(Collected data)
----
template <class Mark>
static void fixed_bucketing(MsmScratch& sc, const MsmPlan& p, const BinSets& sets, size_t n, int mdig,
                            const MsmBaseTable* table, hipStream_t st, const Mark& mark) {
  const uint32_t tps = (uint32_t)((n + kTileScalars - 1) / kTileScalars);
  const uint32_t ntiles = tps * (uint32_t)p.msets;
  BinSets bs = sets;
  bs.tps = tps;
  bs.nb = p.nb;
  uint32_t* tail = sc.bin_counts.p + (size_t)256 * ntiles;
  auto run_bins = [&](auto cc, auto kb) {
    constexpr int C = decltype(cc)::value;
    constexpr int KB = decltype(kb)::value;
    using Lo = typename BinKeys<KB>::Lo;
    constexpr int LO = BinKeys<KB>::LO;
    Lo* lo2 = (Lo*)sc.keys_out.p;
    hipLaunchKernelGGL((msm_bin_hist_kernel<C, KB>), dim3(ntiles), dim3(kBinThreads), 0, st, bs, n, mdig,
                       sc.bin_counts.p, ntiles);
    NZ_HIP(hipGetLastError());
    lmark("mark: L hist");
    mark(1);
    hipLaunchKernelGGL(msm_bin_rowscan_kernel, dim3(256), dim3(256), 0, st, sc.bin_counts.p, ntiles, tail);
    lmark("mark: L rowscan");
    hipLaunchKernelGGL((msm_bin_scatter_kernel<C, KB>), dim3(ntiles), dim3(kBinThreads), 0, st, bs, n, mdig,
                       table->stride, sc.bin_counts.p, ntiles, lo2, sc.vals_mid.p);
    NZ_HIP(hipGetLastError());
    lmark("mark: L scatter");
    mark(2);
    const dim3 igrid((unsigned)lo_items_bound(p.entries));
    hipLaunchKernelGGL(msm_lo_count_kernel<LO>, igrid, dim3(kLoThreads), 0, st, (const Lo*)lo2, sc.bin_counts.p,
                       ntiles, sc.lo_seg.p);
    NZ_HIP(hipGetLastError());
    lmark("mark: L lo_count");
    hipLaunchKernelGGL(msm_lo_scan_kernel<LO>, dim3(256), dim3(kLoThreads), 0, st, sc.bin_counts.p, ntiles,
                       sc.lo_seg.p, p.nkeys, sc.offsets.p, sc.large.p);
    NZ_HIP(hipGetLastError());
    lmark("mark: L lo_scan");
    constexpr int sNT = LO > 8 ? 1024 : kLoThreads;
    constexpr uint32_t sU = LO > 8 ? 16 : kLoU;
    hipLaunchKernelGGL((msm_lo_scatter_kernel<LO, sNT, sU>), igrid, dim3(sNT), 0, st, (const Lo*)lo2, sc.vals_mid.p,
                       sc.bin_counts.p, ntiles, (const uint32_t*)sc.lo_seg.p, sc.sorted.p);
    NZ_HIP(hipGetLastError());
    lmark("mark: L lo_scatter");
  };
  using std::integral_constant;
  if (p.msets > 1) {
    if (p.c != 17) throw Error(NZCB_ERR_INTERNAL, "msm sets: the Lagrange window (17) only");
    run_bins(integral_constant<int, 17>(), integral_constant<int, 18>());
    return;
  }
  switch (p.c) {
    case 16: run_bins(integral_constant<int, 16>(), integral_constant<int, 15>()); break;
    case 17: run_bins(integral_constant<int, 17>(), integral_constant<int, 16>()); break;
    case 18: run_bins(integral_constant<int, 18>(), integral_constant<int, 17>()); break;
    case 19: run_bins(integral_constant<int, 19>(), integral_constant<int, 18>()); break;
    case 20: run_bins(integral_constant<int, 20>(), integral_constant<int, 19>()); break;
    default: throw Error(NZCB_ERR_INTERNAL, "bad fixed-base msm window");
  }
}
----
Your objective => Would you copy all lines in the records where the string "break" appears?

Response box =>
    case 16: run_bins(integral_constant<int, 16>(), integral_constant<int, 15>()); break;
    case 17: run_bins(integral_constant<int, 17>(), integral_constant<int, 16>()); break;
    case 18: run_bins(integral_constant<int, 18>(), integral_constant<int, 17>()); break;
    case 19: run_bins(integral_constant<int, 19>(), integral_constant<int, 18>()); break;
    case 20: run_bins(integral_constant<int, 20>(), integral_constant<int, 19>()); break;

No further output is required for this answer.